This case discusses how social innovator Nand Kishore Chaudhary (NKC) revolutionized the concept of the traditional carpet industry in India and empowered 40,000+ rural artisans by providing them with a sustainable livelihood.  In 1978, NKC started a small social enterprise under the name Jaipur Carpets (later on renamed Jaipur Rugs). The startup worked with poor artisans and trained and educated them. It offered Doorstep Entrepreneurship under which the artisans received all the raw materials required and wove carpets from their homes. Jaipur Rugs also offered services like healthcare, programs of financial inclusion, and leadership training. Apart from this, its biggest achievement was eliminating the middlemen and providing a sustainable livelihood to communities at the Bottom of the Pyramid (BOP).

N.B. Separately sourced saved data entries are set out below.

template <typename T, int EPI>
__global__ __launch_bounds__(256) void igemm_reduce_vec_kernel(KParams p, int64_t mout, int rb) {
  constexpr bool STATS = EPI == ADN_EPI_Z_STATS || EPI == ADN_EPI_BWD;
  constexpr int GMAX = (EPI == ADN_EPI_BWD && sizeof(T) == 4) ? 2
                       : (EPI == ADN_EPI_ACT || EPI == ADN_EPI_BWD || EPI == ADN_EPI_ADD) ? 4 : 8;
  extern __shared__ float reduce_terms[];
  const int64_t row0 = (int64_t)blockIdx.x * rb;
  const int64_t slab_stride = mout * p.N;
  const int cg = threadIdx.x & 31, rstep = blockDim.x >> 5;
  const int n = blockIdx.y * 256 + cg * 8;
  if (n < p.N) {
    const bool in0 = n < p.seg[0].channels;
    const AdnEpiSeg& sg = in0 ? p.seg[0] : p.seg[1];
    const int nl = in0 ? n : n - p.seg[0].channels;
    EpiVecs8 k;
    epi_scalar8_vecs<EPI>(sg, nl, k);
    for (int r = threadIdx.x >> 5; r < rb; r += rstep) {
      const int64_t op = row0 + r;
      if (op >= mout) break;
      EpiOps8<T> ops;
      epi_scalar8_request<T, EPI>(sg, op, nl, ops);
      const float* src = p.slab + op * p.N + n;
      float v[8];
#pragma unroll
      for (int e = 0; e < 8; ++e) v[e] = 0.f;
      int s = 0;
      if constexpr (GMAX == 8) {
        for (; s + 8 <= p.nsplit; s += 8) slab_group_add<8>(src + s * slab_stride, slab_stride, v);
      }
      if constexpr (GMAX >= 4) {
        for (; s + 4 <= p.nsplit; s += 4) slab_group_add<4>(src + s * slab_stride, slab_stride, v);
      }
      for (; s + 2 <= p.nsplit; s += 2) slab_group_add<2>(src + s * slab_stride, slab_stride, v);
      if (s < p.nsplit) slab_group_add<1>(src + s * slab_stride, slab_stride, v);
      float t1[8], t2[8];
      epi_scalar8<T, EPI>(sg, k, ops, op, nl, v, t1, t2);
      if constexpr (STATS) {
        if (sg.partials) {
          f32x4_t* d1 = reinterpret_cast<f32x4_t*>(reduce_terms + r * 256 + cg * 8);
          d1[0] = f32x4_t{t1[0], t1[1], t1[2], t1[3]};
          d1[1] = f32x4_t{t1[4], t1[5], t1[6], t1[7]};
          if constexpr (EPI == ADN_EPI_BWD) {
            f32x4_t* d2 = reinterpret_cast<f32x4_t*>(reduce_terms + (rb + r) * 256 + cg * 8);
            d2[0] = f32x4_t{t2[0], t2[1], t2[2], t2[3]};
            d2[1] = f32x4_t{t2[4], t2[5], t2[6], t2[7]};
          }
        }
      }
    }
  }
  if constexpr (STATS) {
    __syncthreads();
// ... 47 lines not shown
};

int plan_columns(const AdnIgemmDesc* d, bool wide, int64_t msmall) {
  const Tune& tn = tune();
  if (tn.bn) return (tn.bn == 128 && d->N % 128 == 0) ? 128 : 64;
  int bn = (d->N % 128 == 0) ? 128 : 64;
  if (d->dtype != ADN_BF16) return bn;
  if (d->geom == ADN_GEMM_T2) bn = (tn.bn_t2 == 128 && d->N % 128 == 0) ? 128 : 64;
  const int64_t t128 = adn_cdiv(msmall, 128) * (d->N / 128);
  if (d->geom == ADN_GEMM_S2 && bn == 128 && t128 >= 256 && t128 < 512) bn = 64;
  if (d->geom == ADN_GEMM_S1 && d->ks == 3 && bn == 128 && wide && d->Hs % 8 == 0 && d->Ws % 16 == 0) {
    const bool tall_ok = d->Hs % 16 == 0 && tn.tall != 0 && msmall / 256 * (d->N / 64) >= 512;
    if (tall_ok || (t128 >= 256 && t128 < 512)) bn = 64;
  }
  return bn;
}

int plan_splits(const AdnIgemmDesc* d, int64_t tiles, int ksteps, int64_t mout) {
  const Tune& tn = tune();
  int ns = 1;
  if (tiles < 256) {
    ns = (int)(512 / tiles);
    const int max_by_k = ksteps / 2 > 0 ? ksteps / 2 : 1;
    if (ns > max_by_k) ns = max_by_k;
    const bool bf16 = d->dtype == ADN_BF16;
    int cap = bf16 ? 16 : 64;
    if (bf16 && tn.tinycap > 0) {
      const int64_t by_bytes = ((int64_t)tn.tinycap << 20) / (mout * d->N * 4);
      if (by_bytes > cap) cap = by_bytes > 64 ? 64 : (int)by_bytes;
    }
    if (ns > cap) ns = cap;
    if (ns < 1) ns = 1;
  }
  if (tn.ns >= 1 && ns > tn.ns) ns = tn.ns;
  return ns;
}

void plan_unsplit(Plan* pl, Kind kind, int bm, int bn, int64_t msmall, int N) {
  pl->kind = kind;
  pl->bm = bm;
  pl->bn = bn;
  pl->tiles_m = (int)(msmall / bm);
  pl->tiles_n = N / bn;
  pl->nsplit = 1;
  pl->partial_rows = (int64_t)pl->tiles_m * pl->phases;
  pl->slab_bytes = 0;
}

void make_plan(const AdnIgemmDesc* d, Plan* pl) {
  const Tune& tn = tune();
  const bool bf16 = d->dtype == ADN_BF16;
  const int esz = bf16 ? 2 : 4;
  const int bk = 128 / esz;
  const int Cin = d->C0 + d->C1;
  const int64_t msmall = (int64_t)d->B * d->Hs * d->Ws;
  pl->phases = d->geom == ADN_GEMM_T2 ? 4 : 1;
  pl->mout = msmall * pl->phases;
  const int taps = d->geom == ADN_GEMM_S2 ? 16 : (d->geom == ADN_GEMM_T2 ? 4 : d->ks * d->ks);
  pl->wstride = d->geom == ADN_GEMM_S1 ? (int)(adn_cdiv((int64_t)taps * Cin, bk) * bk) : taps * Cin;
  const int epc = 16 / esz;
  pl->wide = (d->C0 % bk == 0) && (d->C1 % bk == 0);
  const bool narrow_ok = (d->C1 == 0) && (d->C0 % epc == 0) && (d->geom == ADN_GEMM_S1 || (taps * Cin) % bk == 0);
  const bool aligned = (pl->wide || narrow_ok) && (d->N % 64 == 0) && (d->seg[0].channels % 64 == 0) &&
                       (d->seg[1].channels % 64 == 0);
  pl->tall = pl->pair = pl->onepx = false;
  pl->rb = reduce_rows(pl->mout, d->N);
  if (!aligned) {
    pl->kind = Kind::Direct;
    pl->bm = pl->bn = 0;
    pl->nsplit = 1;
    pl->tiles_m = pl->tiles_n = 0;
    pl->ksteps = 0;
    pl->partial_rows = adn_cdiv(pl->mout, pl->rb);
    pl->slab_bytes = pl->mout * d->N * 4;
    return;
  }
  const int bn0 = (d->N % 128 == 0) ? 128 : 64;
  const bool fills256 = adn_cdiv(msmall, 256) * (d->N / bn0) * pl->phases >= 256;
  int bm = (fills256 && (bn0 == 64 || taps * Cin / bk >= 32)) ? 256 : 128;
  if (tn.bm) bm = tn.bm == 256 ? 256 : 128;
  const int bn = plan_columns(d, pl->wide, msmall);
  pl->ksteps = pl->wstride / bk;
  pl->onepx = bf16 && pl->wide && d->Hs == 1 && d->Ws == 1 && d->geom != ADN_GEMM_S1 && tn.onepx != 0;
  if (pl->onepx) pl->ksteps = (d->geom == ADN_GEMM_S2 ? 4 : 1) * (Cin / bk);
  const int64_t tile_tiles = adn_cdiv(msmall, bm) * (d->N / bn) * pl->phases;
  const int ns = plan_splits(d, tile_tiles, pl->ksteps, pl->mout);
  const bool k4 = d->geom == ADN_GEMM_S2 || d->geom == ADN_GEMM_T2;

  const bool pair = bf16 && pl->wide && d->geom == ADN_GEMM_T2 && d->Hs == 8 && d->Ws == 8 && d->B % 2 == 0 &&
                    d->N % 128 == 0 && tn.pair != 0 && tn.patch != 0 &&
                    msmall / 128 * (d->N / 128) * pl->phases >= 128;
  const bool ring = bf16 && pl->wide && ns == 1 && !pair && k4 && d->Hs % 16 == 0 && d->Ws % 16 == 0 &&
                    (d->N % 128 == 0 || (d->N == 64 && tn.ring64n != 0)) && (d->geom == ADN_GEMM_S2 || Cin % 128 == 0) &&
                    tn.ring != 0 && pl->mout * d->N < (1ll << 31) && (d->epi == ADN_EPI_Z_STATS || d->epi == ADN_EPI_BWD) &&
                    (tn.ring_epi == 0 || tn.ring_epi == d->epi) && (tn.ring_geom < 0 || tn.ring_geom == d->geom) &&
                    (tn.ring_hs == 0 || tn.ring_hs == d->Hs);
  const bool patch = bf16 && pl->wide && ns == 1 && (d->geom != ADN_GEMM_S1 || d->ks == 3) && d->Hs % 8 == 0 &&
                     d->Ws % 16 == 0 && tn.patch != 0;

  if (pair) {
    plan_unsplit(pl, Kind::Patch, 128, 128, msmall, d->N);
    pl->pair = true;
  } else if (ring) {
    const int64_t t128 = msmall / 256 * (d->N / 128) * pl->phases;
    const int rbn = (d->N == 64 || tn.ring == 64 || (tn.ring != 128 && t128 < 192)) ? 64 : 128;
    plan_unsplit(pl, Kind::Ring, 256, rbn, msmall, d->N);
  } else if (patch) {
    pl->tall = bn == 64 && d->geom != ADN_GEMM_S2 && d->Hs % 16 == 0 && tn.tall != 0 &&
               msmall / 256 * (d->N / bn) * pl->phases >= 512;
    plan_unsplit(pl, Kind::Patch, pl->tall ? 256 : 128, bn, msmall, d->N);
  } else {
    pl->kind = Kind::Tile;
    pl->bm = bm;
    pl->bn = bn;
    pl->tiles_m = (int)adn_cdiv(msmall, bm);
    pl->tiles_n = d->N / bn;
    pl->nsplit = ns;
    pl->partial_rows = ns > 1 ? adn_cdiv(pl->mout, pl->rb) : (int64_t)pl->tiles_m * pl->phases;
    pl->slab_bytes = ns > 1 ? (int64_t)ns * pl->mout * d->N * 4 : 0;
  }
}

template <typename T, int BM_, int BN, int NWN, int GEOM, bool WIDE>
void launch_mfma(const KParams& kp, const Plan& pl, hipStream_t st) {
  constexpr int lds = TileCfg<BM_, BN, NWN>::lds_bytes;
  dim3 grid(pl.tiles_m * pl.tiles_n * pl.phases, 1, pl.nsplit);
  ADN_SET_LDS_ONCE(lds, &igemm_mfma_kernel<T, BM_, BN, NWN, GEOM, WIDE>);
  hipLaunchKernelGGL((igemm_mfma_kernel<T, BM_, BN, NWN, GEOM, WIDE>), grid, dim3(BM_ * NWN), lds, st, kp);
}

template <typename T, int GEOM, bool WIDE>
void dispatch_mfma2(const KParams& kp, const Plan& pl, hipStream_t st) {
  if (pl.bm == 256) {
    if (pl.bn == 128) launch_mfma<T, 256, 128, 2, GEOM, WIDE>(kp, pl, st);
    else launch_mfma<T, 256, 64, 1, GEOM, WIDE>(kp, pl, st);
  } else {
    if (pl.bn == 128) launch_mfma<T, 128, 128, 2, GEOM, WIDE>(kp, pl, st);
    else launch_mfma<T, 128, 64, 2, GEOM, WIDE>(kp, pl, st);
  }
}
template <typename T, int GEOM>
void dispatch_mfma(const KParams& kp, const Plan& pl, hipStream_t st) {
  if (pl.wide) dispatch_mfma2<T, GEOM, true>(kp, pl, st);
  else dispatch_mfma2<T, GEOM, false>(kp, pl, st);
}

template <int BN, int GEOM, bool TALL = false, bool PRE = true, bool PAIR = false>
void launch_patch1(const KParams& kp, const Plan& pl, hipStream_t st) {
  constexpr int lds = PatchCfg<BN, GEOM, TALL, PAIR>::lds_bytes;
  ADN_SET_LDS_ONCE(lds, &igemm_patch_kernel<BN, GEOM, TALL, PRE, PAIR>);
  dim3 grid(pl.tiles_m * pl.tiles_n * pl.phases, 1, 1);
  hipLaunchKernelGGL((igemm_patch_kernel<BN, GEOM, TALL, PRE, PAIR>), grid, dim3(256), lds, st, kp);
}
inline void launch_patch(const KParams& kp, const Plan& pl, int geom, hipStream_t st) {
  if (pl.pair) {
    launch_patch1<128, ADN_GEMM_T2, false, true, true>(kp, pl, st);
  } else if (geom == ADN_GEMM_S2) {
    if (pl.bn == 128 && kp.epi == ADN_EPI_BWD) launch_patch1<128, ADN_GEMM_S2>(kp, pl, st);
    else if (pl.bn == 128) launch_patch1<128, ADN_GEMM_S2, false, false>(kp, pl, st);
    else launch_patch1<64, ADN_GEMM_S2>(kp, pl, st);
  } else if (geom == ADN_GEMM_T2) {
    if (pl.bn == 128) launch_patch1<128, ADN_GEMM_T2>(kp, pl, st);
    else if (pl.tall && kp.epi == ADN_EPI_BWD) launch_patch1<64, ADN_GEMM_T2, true, true>(kp, pl, st);
    else if (pl.tall) launch_patch1<64, ADN_GEMM_T2, true, false>(kp, pl, st);
    else launch_patch1<64, ADN_GEMM_T2>(kp, pl, st);
  } else {
    if (pl.bn == 128) launch_patch1<128, ADN_GEMM_S1>(kp, pl, st);
    else if (pl.tall && kp.epi == ADN_EPI_BWD) launch_patch1<64, ADN_GEMM_S1, true, true>(kp, pl, st);
    else if (pl.tall) launch_patch1<64, ADN_GEMM_S1, true, false>(kp, pl, st);
    else launch_patch1<64, ADN_GEMM_S1>(kp, pl, st);
  }
}

inline int device_cus() {
  static int n = 0;
  static std::once_flag once;
  std::call_once(once, [] {
    int dev = 0;
    hipDeviceProp_t pr;
    if (hipGetDevice(&dev) == hipSuccess && hipGetDeviceProperties(&pr, dev) == hipSuccess) n = pr.multiProcessorCount;
    if (n <= 0) n = 256;
  });
  return n;
}

template <int GEOM, int BN, int SCHED>
void launch_ring1(const KParams& kp, const Plan& pl, hipStream_t st) {
  constexpr int lds = RingCfg<GEOM, BN>::lds_bytes;
  ADN_SET_LDS_ONCE(lds, &igemm_ring_kernel<GEOM, BN, SCHED>);
  const int ntiles = pl.tiles_m * pl.tiles_n * pl.phases;
  const int cus = device_cus();
  const int nwgs = ntiles < cus ? ntiles : cus;
  auto magic = [](int d) -> unsigned { return (unsigned)((1ull << 32) / (unsigned)d + 1ull); };
  const int tpr = kp.Ws >> 4, tpi = (kp.Hs >> 4) * tpr;
  hipLaunchKernelGGL((igemm_ring_kernel<GEOM, BN, SCHED>), dim3(nwgs), dim3(512), lds, st, kp, ntiles, nwgs,
                     pl.tiles_n == 1 ? 0u : magic(pl.tiles_n), tpi == 1 ? 0u : magic(tpi), tpr == 1 ? 0u : magic(tpr));
}
template <int GEOM, int BN>
void launch_ring2(const KParams& kp, const Plan& pl, hipStream_t st) {
  if (tune().ring_sched) launch_ring1<GEOM, BN, 1>(kp, pl, st);
  else launch_ring1<GEOM, BN, 0>(kp, pl, st);
}
inline void launch_ring(const KParams& kp, const Plan& pl, int geom, hipStream_t st) {
  if (geom == ADN_GEMM_S2) {
    if (pl.bn == 128) launch_ring2<ADN_GEMM_S2, 128>(kp, pl, st);
    else launch_ring2<ADN_GEMM_S2, 64>(kp, pl, st);
  } else {
    if (pl.bn == 128) launch_ring2<ADN_GEMM_T2, 128>(kp, pl, st);
    else launch_ring2<ADN_GEMM_T2, 64>(kp, pl, st);
  }
}

template <typename T>
int run(const AdnIgemmDesc* d, const Plan& pl, hipStream_t st) {
  KParams kp;
  kp.in0 = d->in0;
  kp.in1 = d->in1;
  kp.w = d->w;
  kp.Hs = d->Hs;
  kp.Ws = d->Ws;
  kp.C0 = d->C0;
  kp.C1 = d->C1;
  kp.N = d->N;
  kp.ks = d->geom == ADN_GEMM_S1 ? d->ks : 0;
  kp.wstride = pl.wstride;
  kp.Msmall = d->B * d->Hs * d->Ws;
  kp.ksteps = pl.ksteps;
  kp.onepx = pl.onepx ? 1 : 0;
  kp.nsplit = pl.nsplit;
  kp.tiles_m = pl.tiles_m;
  kp.tiles_n = pl.tiles_n;
  kp.epi = d->epi;
  kp.seg[0] = d->seg[0];
  kp.seg[1] = d->seg[1];
  kp.slab = reinterpret_cast<float*>(d->workspace);
  {
    auto lg2 = [](int v) { int l = 0; while ((1 << l) < v) ++l; return (1 << l) == v ? l : -1; };
    kp.lgW = lg2(d->Ws);
    kp.lgH = lg2(d->Hs);
    if (kp.lgW < 0 || kp.lgH < 0) kp.lgW = kp.lgH = -1;
  }
  kp.rec_a = tune().noa ? 0u : 0x7ffffff0u;
  kp.rec_b = tune().nob ? 0u : 0x7ffffff0u;
  kp.skip = tune().skip;
  auto reduce = [&]() {
    const dim3 grid((unsigned)adn_cdiv(pl.mout, pl.rb), (unsigned)adn_cdiv(d->N, 256));
    const bool stats = d->epi == ADN_EPI_Z_STATS || d->epi == ADN_EPI_BWD;
    const size_t lds = stats ? (size_t)pl.rb * 256 * sizeof(float) * (d->epi == ADN_EPI_BWD ? 2 : 1) : 0;
    auto aligned16 = [](const void* q) { return (reinterpret_cast<uintptr_t>(q) & 15) == 0; };
    bool vec = tune().reduce_vec != 0 && d->N % 8 == 0 && lds <= 65536 && aligned16(kp.slab);
    for (int s = 0; s < 2; ++s) {
      const AdnEpiSeg& g = d->seg[s];
      if (g.channels == 0) continue;
      vec = vec && g.channels % 8 == 0 && aligned16(g.out0) && aligned16(g.out1) && aligned16(g.ref) && aligned16(g.z);
    }
    if (!vec) {
      hipLaunchKernelGGL((igemm_reduce_kernel<T>), grid, dim3(256), 0, st, kp, pl.mout, pl.rb);
      return;
    }
    const dim3 block(pl.rb >= 8 ? 256 : (pl.rb > 2 ? 32 * pl.rb : 64));
    switch (d->epi) {
#define ADN_REDUCE_VEC(E) \
  case E: hipLaunchKernelGGL((igemm_reduce_vec_kernel<T, E>), grid, block, lds, st, kp, pl.mout, pl.rb); break;
      ADN_REDUCE_VEC(ADN_EPI_RAW)
      ADN_REDUCE_VEC(ADN_EPI_Z_STATS)
      ADN_REDUCE_VEC(ADN_EPI_ACT)
      ADN_REDUCE_VEC(ADN_EPI_BWD)
      ADN_REDUCE_VEC(ADN_EPI_FINAL)
      ADN_REDUCE_VEC(ADN_EPI_ADD)
#undef ADN_REDUCE_VEC
    }
  };
  switch (pl.kind) {
    case Kind::Ring:
      if constexpr (sizeof(T) == 2) launch_ring(kp, pl, d->geom, st);
      ADN_CHECK_LAUNCH();
      break;
    case Kind::Patch:
      if constexpr (sizeof(T) == 2) launch_patch(kp, pl, d->geom, st);
      ADN_CHECK_LAUNCH();
      break;
    case Kind::Tile:
      if (d->geom == ADN_GEMM_S2) dispatch_mfma<T, ADN_GEMM_S2>(kp, pl, st);
      else if (d->geom == ADN_GEMM_T2) dispatch_mfma<T, ADN_GEMM_T2>(kp, pl, st);
      else dispatch_mfma<T, ADN_GEMM_S1>(kp, pl, st);
      ADN_CHECK_LAUNCH();
      if (pl.nsplit > 1) {
        reduce();
        ADN_CHECK_LAUNCH();
      }
      break;
    case Kind::Direct: {
      const int64_t total = pl.mout * d->N;
      int64_t blocks = adn_cdiv(total, 256);
      if (blocks > 65536) blocks = 65536;
      if (d->geom == ADN_GEMM_S2)
        hipLaunchKernelGGL((igemm_direct_kernel<T, ADN_GEMM_S2>), dim3((unsigned)blocks), dim3(256), 0, st, kp);
      else if (d->geom == ADN_GEMM_T2)
        hipLaunchKernelGGL((igemm_direct_kernel<T, ADN_GEMM_T2>), dim3((unsigned)blocks), dim3(256), 0, st, kp);
      else
        hipLaunchKernelGGL((igemm_direct_kernel<T, ADN_GEMM_S1>), dim3((unsigned)blocks), dim3(256), 0, st, kp);
      ADN_CHECK_LAUNCH();
      reduce();
      ADN_CHECK_LAUNCH();
      break;
    }
  }
  return ADN_OK;
}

However, NKC’s journey was not without its challenges. Among some sections of society in India, it is considered taboo to interact with people belonging to the lower castes and NKC faced hatred and resistance from his family and society for working with so-called untouchable castes. Further, retaining artisans in the job of carpet weaving and attracting others were becoming tough tasks when these weavers starting migrating to other places in search of better job offers. Another challenge was to scale up the operations of Jaipur Rugs globally. Analysts wondered how NKC could make Jaipur Rugs sustainable in the long run.  What could he do to preserve the dying art of weaving?